→ **WORK TO BE COMPLETED**
The word to look for is "false". Report every line of the entries below that has it.

→ **Collected data entries**
====================

@@ -49,16 +61,15 @@
       if (code != 0 && result_all) result_all[(long)b * m_stride + mm_] = code;
     }
   }
-  RES_STAMP(S, tid == 0, 62);
+  RES_STAMP(S, threadIdx.x == 0, 62);
   __syncthreads();
-  if (a.smap_out && tid == 0) a.smap[b] = (int)S.so;
-  for (int mm_ = tid; mm_ < M; mm_ += T) {
+  RES_STAMP(S, threadIdx.x == 0, 63);
+  if (a.smap_out && ptid == 0) a.smap[b] = (int)S.so;
+  for (int mm_ = ptid; mm_ >= 0 && mm_ < M; mm_ += TP) {
     int nx = mm_ + 1;
     while (nx < M && S.mslot[nx] < 0) nx++;
     S.mseq[mm_] = make_int2(nx, nx < M ? S.mslot[nx] : -1);
   }
-  __syncthreads();
-  RES_STAMP(S, tid == 0, 63);
 }
 
 template <int RB, int NW, bool MP = false, int NS = 1, bool ZU = false>
@@ -85,16 +96,20 @@
   }
 #endif
   ResShared S;
-  res_prologue<T>(a, S, smem, do_prop, dt_all, z_all, slot_all, M, m_stride, R_all, r_stride_b, r_stride_m, result_all);
+  S.b = blockIdx.x; S.stamps = a.ws; S.dbg = (do_prop >> 8) & 0xff;
+  S.len = a.len[blockIdx.x]; S.si = a.si(blockIdx.x); S.so = a.so(blockIdx.x);
   constexpr int SVC = (NW == 6 && NS == 1) ? 3 : NW;
   const int wave = tid >> 6;
+  auto prologue = [&](int ptid) {
+    res_prologue<NS * 64>(a, S, smem, do_prop, dt_all, z_all, slot_all, M, m_stride, R_all, r_stride_b, r_stride_m, result_all, ptid);
+  };
   if (NS == 2) {
-    if (wave == NW) res_service<T, MP, 1>(a, S, tid & 63, NW, u_all, dt_all, result_all);
-    else if (wave == NW + 1) res_service<T, MP, 2>(a, S, tid & 63, NW, u_all, dt_all, result_all);
-    else res_worker<RB, TW, MP, T, ZU>(a, S, tid);
+    if (wave == NW) { prologue(tid - NW * 64); res_service<T, MP, 1>(a, S, tid & 63, NW, u_all, dt_all, result_all); }
+    else if (wave == NW + 1) { prologue(tid - NW * 64); res_service<T, MP, 2>(a, S, tid & 63, NW, u_all, dt_all, result_all); }
+    else res_worker<RB, TW, MP, T, ZU>(a, S, tid, prologue);
   } else {
-    if (wave == SVC) res_service<T, MP>(a, S, tid & 63, NW, u_all, dt_all, result_all);
-    else res_worker<RB, TW, MP, T, ZU>(a, S, tid - (wave > SVC ? 64 : 0));
+    if (wave == SVC) { prologue(tid & 63); res_service<T, MP>(a, S, tid & 63, NW, u_all, dt_all, result_all); }
+    else res_worker<RB, TW, MP, T, ZU>(a, S, tid - (wave > SVC ? 64 : 0), prologue);
   }
 }
 
diff --git a/vi_ekf_amd/csrc/viekf_resident_common.hpp b/vi_ekf_amd/csrc/viekf_resident_common.hpp
--- a/vi_ekf_amd/csrc/viekf_resident_common.hpp
+++ b/vi_ekf_amd/csrc/viekf_resident_common.hpp
@@ -94,9 +94,11 @@
 #endif
 
 #ifdef VIEKF_ABLATE
-#define RES_ABLATE(S_, bit) (((S_).dbg & (bit)) != 0)
+#define RES_ABLATE(S_, bit) (((S_).dbg & 0xf0) != 0x80 && ((S_).dbg & (bit)) != 0)
+#define RES_ABLATE_LS(S_, bit) (((S_).dbg & 0xf0) == 0x80 && ((S_).dbg & (bit)) != 0)
 #else
 #define RES_ABLATE(S_, bit) false
+#define RES_ABLATE_LS(S_, bit) false
 #endif
 
 typedef __attribute__((address_space(3))) volatile int lds_vint_t;
diff --git a/vi_ekf_amd/csrc/viekf_resident_worker.hpp b/vi_ekf_amd/csrc/viekf_resident_worker.hpp
--- a/vi_ekf_amd/csrc/viekf_resident_worker.hpp
+++ b/vi_ekf_amd/csrc/viekf_resident_worker.hpp
@@ -15,6 +15,7 @@
 }
 template <int T>
 __device__ __forceinline__ void res_store_chunk(const StreamArgs& a, const ResShared& S, const StoreChunk& c, int tid) {
+  if (RES_ABLATE_LS(S, 4)) return;
   const int n = S.n, ld = a.ld;
   double* P = a.P_out + S.so * n * ld;
   const double* img = S.Z;
@@ -83,15 +84,22 @@
     }
   }
 }
-template <int RB, int TW, bool MP, int T = TW + 64, bool ZU = false>
-__device__ __forceinline__ void res_worker(const StreamArgs& a, const ResShared& S, int tid) {
-  const int N = S.N, n = S.n, ld = a.ld, nf = S.nf, len = S.len;
-  double* P = a.P + S.si * n * ld;
+template <int TW>
+struct BodyColWalk {
+  int k, row, dk, dr, nf;
+  __device__ __forceinline__ BodyColWalk(int first, int nf_) : nf(nf_) {
+    nf = max(nf, 1);
+    k = first / nf; row = first - k * nf;
+    dk = __builtin_amdgcn_readfirstlane(TW / nf); dr = TW - dk * nf;
+  }
+  __device__ __forceinline__ void next() {
+    k += dk; row += dr;
+    if (row >= nf) { row -= nf; k++; }
+  }
+};
+template <int RB, int TW, bool MP, int T = TW + 64, bool ZU = false, class PRO>
+__device__ __forceinline__ void res_worker(const StreamArgs& a, ResShared& S, int tid, PRO&& prologue) {
   const int tid_ = tid;
-  constexpr int NWV = TW / 64;
-  const DevParams& prm = *a.dp;
-  double* Pbc = S.Pbc;
-  double* Pbb = S.Pbb;
   const int* __restrict__ resmap = a.resmap;
   auto blk = [&](int t, int ia, int& I, int& J) -> bool {
     const int e = resmap[ia * TW + t];
@@ -99,10 +107,12 @@
     J = (e >> 8) & 0xff;
     return (e >> 16) != 0;
   };
-  const bool own_diag = tid_ < N;
-
+
+  RES_STAMP(S, tid == 0, 60);
   double pb[RB][9];
   {
+    const int ld = a.ld;
+    const double* P = a.P + S.si * a.n * ld;
     const int tq = opaque(tid_);
 #pragma unroll
     for (int ia = 0; ia < RB; ia++) {
@@ -116,16 +126,48 @@
 #pragma unroll
         for (int r = 0; r < 3; r++) {
           const int rr = (I == J) ? max(r, s) : (up ? s : r), cc = (I == J) ? min(r, s) : (up ? r : s);
-          pb[ia][r * 3 + s] = pu[rr + (long)cc * ld];
+          pb[ia][r * 3 + s] = RES_ABLATE_LS(S, 1) ? 1e-3 * (r == s) : pu[rr + (long)cc * ld];
         }
     }
-    for (int e = tid; e < nf * 16; e += TW) {
-      const int k = e / nf, row = e - k * nf;
-      Pbc[row * 16 + k] = P[(16 + row) + (long)k * ld];
-    }
-    for (int e = tid; e < 256; e += TW) {
-      const int r = e & 15, c = e >> 4;
-      Pbb[r * 16 + c] = P[max(r, c) + (long)min(r, c) * ld];
+  }
+  RES_STAMP(S, tid == 0, 61);
+  prologue(-1);
+  const int N = S.N, n = S.n, ld = a.ld, nf = S.nf, len = S.len;
+  double* P = a.P + S.si * n * ld;
+  constexpr int NWV = TW / 64;
+  const DevParams& prm = *a.dp;
+  double* Pbc = S.Pbc;
+  double* Pbb = S.Pbb;
+  const bool own_diag = tid_ < N;
+  {
+    constexpr int LU = 8;
+    BodyColWalk<TW> w(tid, nf);
+    for (int e0 = tid; e0 < nf * 16; e0 += LU * TW) {
+      double v[LU];
+      int dst[LU];
+#pragma unroll
+      for (int u = 0; u < LU; u++, w.next()) {
+        const bool in = e0 + u * TW < nf * 16;
+        dst[u] = in ? w.row * 16 + w.k : -1;
+        v[u] = in ? P[(16 + w.row) + (long)w.k * ld] : 0.0;
+      }
+#pragma unroll
+      for (int u = 0; u < LU; u++)
+        if (dst[u] >= 0) Pbc[dst[u]] = v[u];
+    }
+    {
+      constexpr int BU = (256 + TW - 1) / TW;
+      double v[BU];
+#pragma unroll
+      for (int u = 0; u < BU; u++) {
+        const int e = tid + u * TW, r = e & 15, c = (e >> 4) & 15;
+        v[u] = P[max(r, c) + (long)min(r, c) * ld];
+      }
+#pragma unroll
+      for (int u = 0; u < BU; u++) {
+        const int e = tid + u * TW, r = e & 15, c = e >> 4;
+        if (e < 256) Pbb[r * 16 + c] = v[u];
+      }
     }
   }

====================

→ **RESPONSE FOR THIS EXERCISE**
 template <int RB, int NW, bool MP = false, int NS = 1, bool ZU = false>
 #define RES_ABLATE(S_, bit) false
+#define RES_ABLATE_LS(S_, bit) false
-template <int RB, int TW, bool MP, int T = TW + 64, bool ZU = false>
+template <int RB, int TW, bool MP, int T = TW + 64, bool ZU = false, class PRO>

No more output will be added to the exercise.